Upon release into the environment, oil is subject to a variety of weathering processes, including volatilization, biodegradation, dissolution, and photo-oxidation. Prior to the Deepwater Horizon oil spill, photo-oxidation was thought to be a minor component in oil weathering. However, more recent research has demonstrated that photo-oxidation is much more important than previously thought. The goal of this study is to better understand the photo-oxidation of floating oil.

Why We Care
Oil spills can be devastating to the environment. They not only affect the organisms that rely on that habitat, but also the people who rely on that habitat for economic and recreational activities. The process of photo-oxidation is not well understood, thus conventional spill response measures may not be useful for spill clean up depending on how long the oil has been weathering, as well as the environmental conditions that are present. The more we know about the fate and transport of oil in the environment the better able we will be to respond to future oil spills to minimize impacts.

What We Did
In a pilot study that began in 2018, we set up laboratory exposures of Louisiana Sweet Crude oil exposed to ultraviolet (UV) light to examine the physical and chemical changes that occurred in the oil. We also manipulated environmental factors, including temperature, to understand the impact on the photo-oxidation of oil. We used photography to document physical changes that occurred during UV exposure and also measured the oil chemistry to analyze the changes in different hydrocarbons. Collaborations with personnel at the NOAA/NOS Office of Response and Restoration have guided the research questions asked.

Left: Formation of a tar ball after oil has been exposed to UV light for four days. Right: Oil that has not been exposed to UV light and still remains sheen-like after four days. Credit: Emily Pisarski, NOAA.
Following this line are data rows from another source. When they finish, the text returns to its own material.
# magnate3/dpdk_dc_sand

Measured on AMD Instinct MI355X. Metric: int8 voltage Gsamples/s ingested + beams/s, 64-ant 4096-ch; % HBM roofline, higher is better.
Workload: dtype int8

## Files before the change

### dpdk_dc_sand_amd/csrc/bf_fused.hpp

```cpp
#pragma once

#include <type_traits>

#include "bf_fused_plan.hpp"
#include "bf_mfma.hpp"
#include "bf_phase.hpp"

namespace bf {

typedef uint32_t u32x4_t __attribute__((ext_vector_type(4)));
typedef uint32_t u32x2_t __attribute__((ext_vector_type(2)));

struct FusedArgs {
  const uint8_t* raw;
  const float4* dv;
  const float* gain;
  const uint32_t* table;
  size_t table_bytes;
  void* y;
  int delay_channels, B, C, T, A, M, S, NT, nslabs, xcd_order;
  int path, order;
  int c_count;
  long long base_ch;
  double ctot, ts, k, t0, batch_dt;
  float out_scale;
  int ch_run;
};

__device__ __forceinline__ void apply_gain(float g, float* re, float* im) {
  *re = __fmul_rn(*re, g);
  *im = __fmul_rn(*im, g);
}


constexpr uint32_t kSelP0 = 0x05040100u;
constexpr uint32_t kSelP1 = 0x07060302u;
typedef int i32x4_t __attribute__((ext_vector_type(4)));

__device__ __forceinline__ i32x4_t mfma_i8(i32x4_t a, i32x4_t b, i32x4_t c) {
  return __builtin_amdgcn_mfma_i32_16x16x64_i8(a, b, c, 0, 0, 0);
}

__device__ __forceinline__ int coef8_byte(int k, int cl, int nts, int limb) {
  const int s = k >> 6, h = (k >> 4) & 3, j = k & 15, tau = cl >> 4, row = cl & 15;
  return ((((s * nts + tau) * 2 + limb) * 64) + row + 16 * h) * 16 + j;
}

template <bool Pow2 = false>
__device__ __forceinline__ uint32_t requant_bits(int y, float s) {
  constexpr float kMagic = 12582912.0f;
  float v;
  if constexpr (Pow2) {
    v = __builtin_fmaf(static_cast<float>(y), s, kMagic);
  } else {
#pragma clang fp contract(off)
    v = static_cast<float>(y) * s + kMagic;
  }
  return __float_as_uint(__builtin_amdgcn_fmed3f(v, kMagic - 127.0f, kMagic + 127.0f));
}

__device__ __forceinline__ uint32_t pack_low_bytes(uint32_t a, uint32_t b, uint32_t c, uint32_t d) {
  const uint32_t ab = __builtin_amdgcn_perm(b, a, 0x0c0c0400u);
  const uint32_t cd = __builtin_amdgcn_perm(d, c, 0x0c0c0400u);
  return __builtin_amdgcn_perm(cd, ab, 0x05040100u);
}

__device__ __forceinline__ void transpose_rows4(uint32_t (&v)[4]) {
  auto a = __builtin_amdgcn_permlane32_swap(v[0], v[2], false, false);
  auto b = __builtin_amdgcn_permlane32_swap(v[1], v[3], false, false);
  auto c = __builtin_amdgcn_permlane16_swap(a[0], b[0], false, false);
  auto d = __builtin_amdgcn_permlane16_swap(a[1], b[1], false, false);
  v[0] = c[0];
  v[1] = c[1];
  v[2] = d[0];
  v[3] = d[1];
}

__device__ __forceinline__ void lds_barrier() {
  __atomic_signal_fence(__ATOMIC_SEQ_CST);
  __builtin_amdgcn_s_waitcnt(0xc07f);
  __builtin_amdgcn_s_barrier();
  __atomic_signal_fence(__ATOMIC_SEQ_CST);
}

constexpr int kLayoutNatural = 0, kLayoutW32 = 1, kLayoutW32H = 2;
int launch_q14_table(const FusedArgs& P, uint32_t* out, int layout, hipStream_t st);

using FusedKernel = void (*)(FusedArgs);

template <class F>
FusedKernel with_bools(F f) {
  return f();
}
template <class F, class... Bs>
FusedKernel with_bools(F f, bool b, Bs... bs) {
  return b ? with_bools([&](auto... cs) -> FusedKernel { return f(std::true_type{}, cs...); }, bs...)
           : with_bools([&](auto... cs) -> FusedKernel { return f(std::false_type{}, cs...); }, bs...);
}

int launch_planned(FusedKernel k, const FusedPlan& p, FusedArgs P, hipStream_t st);
int launch_wide(const FusedPlan& p, FusedArgs P, hipStream_t st);
int launch_w32(const FusedPlan& p, FusedArgs P, hipStream_t st);

}
```

### dpdk_dc_sand_amd/csrc/bf_fused_dims.hpp

```cpp
#pragma once

#include <cstddef>
#include <cstdint>
#include <cstring>

#ifdef __HIPCC__
#define BF_HD __host__ __device__
#else
#define BF_HD
#endif

namespace bf {

constexpr size_t kMaxLds = 160 * 1024;

inline size_t coef_lds_bytes(int S, int nts) { return static_cast<size_t>(S) * nts * 2 * 64 * 16; }

constexpr int kGroup = 4;

constexpr int kF32StageRow = 36;
constexpr size_t kF32StageBytes = 4 * 64 * kF32StageRow * 4;
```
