template <int C, int TM, int NTW, int HALVES, bool AFFINE, int MS = 1>
__device__ __forceinline__ void conv3x3_img_body(const ImgArgs& a) {
  constexpr int TMW = TM / MS;
  static_assert(TM % MS == 0 && (MS == 1 || MS == 2) && (MS == 1 || HALVES == 1), "position split");
  constexpr int PIX = 2 * C + 32;
  constexpr int CS = C / 32;
  constexpr int CSH = CS / HALVES;
  constexpr int KS = 9 * CS;
  constexpr int CH8 = C / 8;
  constexpr int PSTEP = 256 / CH8;
  constexpr bool ALLW = KS * NTW * 4 <= 96;
  extern __shared__ __attribute__((aligned(16))) char smem[];

  const int tid = threadIdx.x, lane = tid & 63;
  const int wid = __builtin_amdgcn_readfirstlane(tid >> 6);
  int lid;
  {
    const int nblk = gridDim.x, id = blockIdx.x, xcd = id & 7, q = nblk >> 3, r = nblk & 7;
    lid = (xcd < r ? xcd * (q + 1) : r * (q + 1) + (xcd - r) * q) + (id >> 3);
  }
  const int nb = lid % a.nbn;
  const int bi = lid / a.nbn;
  const int band = bi % a.bands, img = bi / a.bands;
  const int r0 = band * a.R;
  const int rows = a.H - r0 < a.R ? a.H - r0 : a.R;
  const int Wp = a.Wp;

#define IMG_STAMP(i) do { if (a.stamps && lane == 0) a.stamps[((size_t)blockIdx.x * 4 + wid) * 8 + (i)] = __builtin_amdgcn_s_memtime(); } while (0)
  IMG_STAMP(0);
  constexpr int NSH = C > 256 ? C / 256 : 1;
  StatHead shd[NSH];
  if (a.in_stats) {
#pragma unroll
    for (int k = 0; k < NSH; ++k) { const int c = (tid + 256 * k) % C; stat_head_issue(shd[k], a.in_stats, a.in_srep, C, c, a.in_gamma, a.in_beta); }
  }
  const int r16 = lane & 15, q4 = lane >> 4;
  const int wn = MS == 1 ? wid : (wid & 1), wm = MS == 1 ? 0 : (wid >> 1);
  const int T0 = (nb * (4 / MS) + wn) * NTW;
  const u32x4* wl = reinterpret_cast<const u32x4*>(a.w) + lane;
  constexpr int WQ = ALLW ? KS : CS;
  u32x4 wq[WQ][NTW];
#pragma unroll
  for (int s = 0; s < WQ; ++s)
#pragma unroll
    for (int j = 0; j < NTW; ++j) wq[s][j] = wl[((size_t)(T0 + j) * KS + s) * 64];

  constexpr int CHH = CH8 / 2, U2 = TM >= 14 ? 19 : TM + 3;
  u32x4 v1[HALVES == 2 ? U2 : 1]; bool ok1[HALVES == 2 ? U2 : 1];
  float sc1[8], sh1[8];
  const int cch2 = tid % CHH, pp2 = tid / CHH;
  const bool xf_ = a.in_stats != nullptr;
  if constexpr (HALVES == 2) {
    const int total = 16 * TM + 2 * Wp + 2;
    float* coef = reinterpret_cast<float*>(smem + (size_t)total * PIX);
    const bf16_t* ximg = a.x + (size_t)img * a.H * a.W * C + cch2 * 8;
    u32x4 v0[U2];
    int pr = pp2 / Wp, pc = pp2 - pr * Wp;
#pragma unroll
    for (int u = 0; u < U2; ++u) {
      const int hi = r0 - 1 + pr, wi = pc - 1;
      ok1[u] = pr < rows + 2 && (unsigned)hi < (unsigned)a.H && (unsigned)wi < (unsigned)a.W;
      const int hc = hi < 0 ? 0 : (hi >= a.H ? a.H - 1 : hi), wc = wi < 0 ? 0 : (wi >= a.W ? a.W - 1 : wi);
      v0[u] = *reinterpret_cast<const u32x4*>(ximg + (size_t)(hc * a.W + wc) * C);
      v1[u] = *reinterpret_cast<const u32x4*>(ximg + (size_t)(hc * a.W + wc) * C + C / 2);
      if (!ok1[u]) { v0[u] = u32x4{0u, 0u, 0u, 0u}; v1[u] = u32x4{0u, 0u, 0u, 0u}; }
      pc += 16;
      while (pc >= Wp) { pc -= Wp; ++pr; }
    }
    float sc0[8], sh0[8];
    if (xf_) {
      const float inv = 1.0f / a.in_count;
#pragma unroll
      for (int k = 0; k < NSH; ++k) {
        const int c = tid + 256 * k;
        if (c < C) stat_head_finish(shd[k], a.in_stats, a.in_srep, C, c, inv, a.in_eps, coef[c], coef[C + c]);
      }
      __syncthreads();
#pragma unroll
      for (int e = 0; e < 8; ++e) {
        sc0[e] = coef[cch2 * 8 + e]; sh0[e] = coef[C + cch2 * 8 + e];
        sc1[e] = coef[C / 2 + cch2 * 8 + e]; sh1[e] = coef[C + C / 2 + cch2 * 8 + e];
      }
    }
#pragma unroll
    for (int u = 0; u < U2; ++u) {
      if (xf_ && ok1[u]) bn_relu_chunk(v0[u], sc0, sh0);
      if (pp2 + 16 * u < total) *reinterpret_cast<u32x4*>(smem + (size_t)(pp2 + 16 * u) * PIX + cch2 * 16) = v0[u];
    }
  } else
  {
    const int cch = tid % CH8;
    float sc[8], sh[8];
    const bool xf = a.in_stats != nullptr;
    const int total = 16 * TM + 2 * Wp + 2;
    float* coef = reinterpret_cast<float*>(smem + (size_t)total * PIX);
    const bf16_t* ximg = a.x + (size_t)img * a.H * a.W * C + cch * 8;
    int pp = tid / CH8;
    int pr = pp / Wp, pc = pp - pr * Wp;
    constexpr int U = C == 256 ? 33 : C == 128 ? 18 : C == 64 ? 12 : 21;
    bool first = true;
    for (; pp < total; pp += U * PSTEP) {
      u32x4 v[U]; bool ok[U]; int dst[U];
#pragma unroll
      for (int u = 0; u < U; ++u) {
        const int hi = r0 - 1 + pr, wi = pc - 1;
        ok[u] = pr < rows + 2 && (unsigned)hi < (unsigned)a.H && (unsigned)wi < (unsigned)a.W;
        dst[u] = pp + u * PSTEP < total ? (pp + u * PSTEP) * PIX + cch * 16 : -1;
        const int hc = hi < 0 ? 0 : (hi >= a.H ? a.H - 1 : hi), wc = wi < 0 ? 0 : (wi >= a.W ? a.W - 1 : wi);
        v[u] = *reinterpret_cast<const u32x4*>(ximg + (size_t)(hc * a.W + wc) * C);
        if (!ok[u]) v[u] = u32x4{0u, 0u, 0u, 0u};
        pc += PSTEP;
        while (pc >= Wp) { pc -= Wp; ++pr; }
      }
      if (xf && first) {
        const float inv = 1.0f / a.in_count;
#pragma unroll
        for (int k = 0; k < NSH; ++k) {
          const int c = tid + 256 * k;
          if (c < C) stat_head_finish(shd[k], a.in_stats, a.in_srep, C, c, inv, a.in_eps, coef[c], coef[C + c]);
        }
        __syncthreads();
#pragma unroll
        for (int e = 0; e < 8; ++e) { sc[e] = coef[cch * 8 + e]; sh[e] = coef[C + cch * 8 + e]; }
        first = false;
      }
#pragma unroll
      for (int u = 0; u < U; ++u) {
        if (xf && ok[u]) {
#pragma unroll
          for (int d = 0; d < 4; ++d) {
            const float lo = fmaxf(__uint_as_float(v[u][d] << 16) * sc[2 * d] + sh[2 * d], 0.f);
            const float hi = fmaxf(__uint_as_float(v[u][d] & 0xffff0000u) * sc[2 * d + 1] + sh[2 * d + 1], 0.f);
            v[u][d] = pack_bf16x2(lo, hi);
          }
        }
        if (dst[u] >= 0) *reinterpret_cast<u32x4*>(smem + dst[u]) = v[u];
      }
    }
  }
  IMG_STAMP(1);
  __syncthreads();
  IMG_STAMP(2);

  f32x4 acc[TMW][NTW];
#pragma unroll
  for (int i = 0; i < TMW; ++i)
#pragma unroll
    for (int j = 0; j < NTW; ++j) acc[i][j] = f32x4{0.f, 0.f, 0.f, 0.f};

  constexpr int TH = TMW > 7 ? 7 : TMW;
  const char* abase = smem + (wm * TMW * 16 + r16) * PIX + q4 * 16;
  auto read_a = [&](u32x4 (&fa)[TMW], int s) {
    const int half = s / (9 * CSH), tap = (s / CSH) % 9, cs = half * CSH + s % CSH;
    const char* ab = abase + ((tap / 3) * Wp + tap % 3) * PIX;
    const char* ab2 = ab + TH * 16 * PIX;
#pragma unroll
    for (int i = 0; i < TMW; ++i)
      fa[i] = i < TH ? *reinterpret_cast<const u32x4*>(ab + i * 16 * PIX + cs * 64) : *reinterpret_cast<const u32x4*>(ab2 + (i - TH) * 16 * PIX + cs * 64);
  };
  u32x4 fa0[TMW], fa1[TMW];
  read_a(fa0, 0);
#pragma clang loop unroll(full)
  for (int s = 0; s < KS; ++s) {
    u32x4 (&cur)[TMW] = (s & 1) ? fa1 : fa0;
    u32x4 (&nxt)[TMW] = (s & 1) ? fa0 : fa1;
    constexpr int SPLIT = HALVES == 2 ? KS / 2 : -1;
    if (s + 1 < KS && s + 1 != SPLIT) read_a(nxt, s + 1);
#pragma unroll
    for (int i = 0; i < TMW; ++i)
#pragma unroll
      for (int j = 0; j < NTW; ++j) acc[i][j] = mfma_bf16(wq[s % WQ][j], cur[i], acc[i][j]);
    if (s + WQ < KS) {
#pragma unroll
      for (int j = 0; j < NTW; ++j) wq[s % WQ][j] = wl[((size_t)(T0 + j) * KS + s + WQ) * 64];
    }
    if constexpr (HALVES == 2) {
      if (s < U2) {
        if (xf_ && ok1[s]) bn_relu_chunk(v1[s], sc1, sh1);
        if (pp2 + 16 * s < 16 * TM + 2 * Wp + 2) *reinterpret_cast<u32x4*>(smem + (size_t)(pp2 + 16 * s) * PIX + C + cch2 * 16) = v1[s];
      }
    }
    __builtin_amdgcn_sched_barrier(0);
    if constexpr (HALVES == 2) {
      if (s + 1 == SPLIT) { __syncthreads(); read_a(nxt, s + 1); }
    }
  }

  IMG_STAMP(3);
  constexpr int NC = 4 * NTW;
  const int cb = T0 * 16 + NC * q4;
  float es[NC], ess[NC], scv[NC], shv[NC];
#pragma unroll
  for (int c = 0; c < NC; ++c) { es[c] = 0.f; ess[c] = 0.f; scv[c] = 1.f; shv[c] = 0.f; }
  if constexpr (AFFINE) {
#pragma unroll
    for (int c = 0; c < NC; ++c) { scv[c] = a.scale[cb + c]; shv[c] = a.shift[cb + c]; }
#pragma unroll
    for (int c = 0; c < NC; ++c) asm volatile("" : "+v"(scv[c]), "+v"(shv[c]));
  }
  int ho = r0, wo = r16 + wm * TMW * 16;
  while (wo >= Wp) { wo -= Wp; ++ho; }
  const long yimg = ((long)img * a.H * a.W * a.N + cb) * 2;
#pragma unroll
  for (int i = 0; i < TMW; ++i) {
    const bool valid = wo < a.W && ho < r0 + rows;
    if (valid) {
      float v[NC];
#pragma unroll
      for (int j = 0; j < NTW; ++j)
#pragma unroll
        for (int e = 0; e < 4; ++e) v[4 * j + e] = acc[i][j][e];
#pragma unroll
      for (int c = 0; c < NC; ++c) { es[c] += v[c]; ess[c] += v[c] * v[c]; }
      if constexpr (AFFINE) {
#pragma unroll
        for (int c = 0; c < NC; ++c) v[c] = v[c] * scv[c] + shv[c];
        if (a.relu) {
#pragma unroll
          for (int c = 0; c < NC; ++c) v[c] = fmaxf(v[c], 0.f);
        }
      }
      const long dst = yimg + (long)(ho * a.W + wo) * a.N * 2;
      if constexpr (NTW == 1) {
        st_out_store8(a.y, dst, u32x2{pack_bf16x2(v[0], v[1]), pack_bf16x2(v[2], v[3])});
      } else {
#pragma unroll
        for (int h = 0; h < NTW / 2; ++h)
          st_out_store16(a.y, dst + 16 * h, u32x4{pack_bf16x2(v[8 * h], v[8 * h + 1]), pack_bf16x2(v[8 * h + 2], v[8 * h + 3]),
                                                  pack_bf16x2(v[8 * h + 4], v[8 * h + 5]), pack_bf16x2(v[8 * h + 6], v[8 * h + 7])});
      }
    }
    wo += 16;
    while (wo >= Wp) { wo -= Wp; ++ho; }
  }
  if (a.stats) {
    float* sdst = a.stats + (a.srep > 1 ? (size_t)(bi % a.srep) * 2 * a.N : 0);
#pragma unroll
    for (int c = 0; c < NC; ++c) { es[c] = row16_sum_(es[c]); ess[c] = row16_sum_(ess[c]); }
    if constexpr (MS == 1) {
      block_stats_flush<NC, 64 * NTW>(es, ess, r16 == 0, wid * 16 * NTW + NC * q4, smem, sdst, nb * 64 * NTW, a.N, tid);
    } else {
      constexpr int BNLOC = (4 / MS) * 16 * NTW;
      float* sred = reinterpret_cast<float*>(smem);
      const int local = wn * 16 * NTW + NC * q4;
      __syncthreads();
      if (r16 == 0 && wm == 0) {
#pragma unroll
        for (int c = 0; c < NC; ++c) { sred[local + c] = es[c]; sred[BNLOC + local + c] = ess[c]; }
      }
      __syncthreads();
      if (r16 == 0 && wm == 1) {
#pragma unroll
        for (int c = 0; c < NC; ++c) { sred[local + c] += es[c]; sred[BNLOC + local + c] += ess[c]; }
      }
      __syncthreads();
      const int chan0 = nb * BNLOC;
      for (int t = tid; t < 2 * BNLOC; t += 256) atomicAdd(sdst + (t < BNLOC ? chan0 + t : a.N + chan0 + t - BNLOC), sred[t]);
    }
  }
  IMG_STAMP(4);
#undef IMG_STAMP
}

All work was performed in an environmental chamber located at the NCCOS Charleston laboratory. Environmental factors, such as light and temperature were manipulated during the exposures. Credit: Emily Pisarski, NOAA

What We Found
We found that regardless of temperature, oil exposed to UV light resulted in the formation of tar balls. In oil that was not exposed to UV light the formation of tar balls only occurred at the highest temperature (30°C). We also observed that there was a greater loss of polycyclic aromatic hydrocarbons or PAHs in oil that was exposed to UV light when compared to oil that was not exposed to UV light.

Benefits of Our Work
Data from this study will be used to help inform existing and future oil spill models, along with decisions regarding cleanup and remediation techniques. Additionally, these data can be used in databases that contain information on the physico-chemical properties of different types of oil at differing stages of weathering.

Next Steps
The results of this pilot study have led to additional funding, where we will examine other oil types under UV exposure to determine if tar ball formation still occurs. Also, we will be investigating the chemistry of the underlying water (e.g., pH, dissolved oxygen, chemical composition), changes in the bulk physical properties of UV exposed oil (e.g., density, viscosity), as well as performing a more in-depth chemical analysis of the oil (e.g., non target analysis, SARA analysis) to gain a better understanding of how oil changes when exposed to UV light.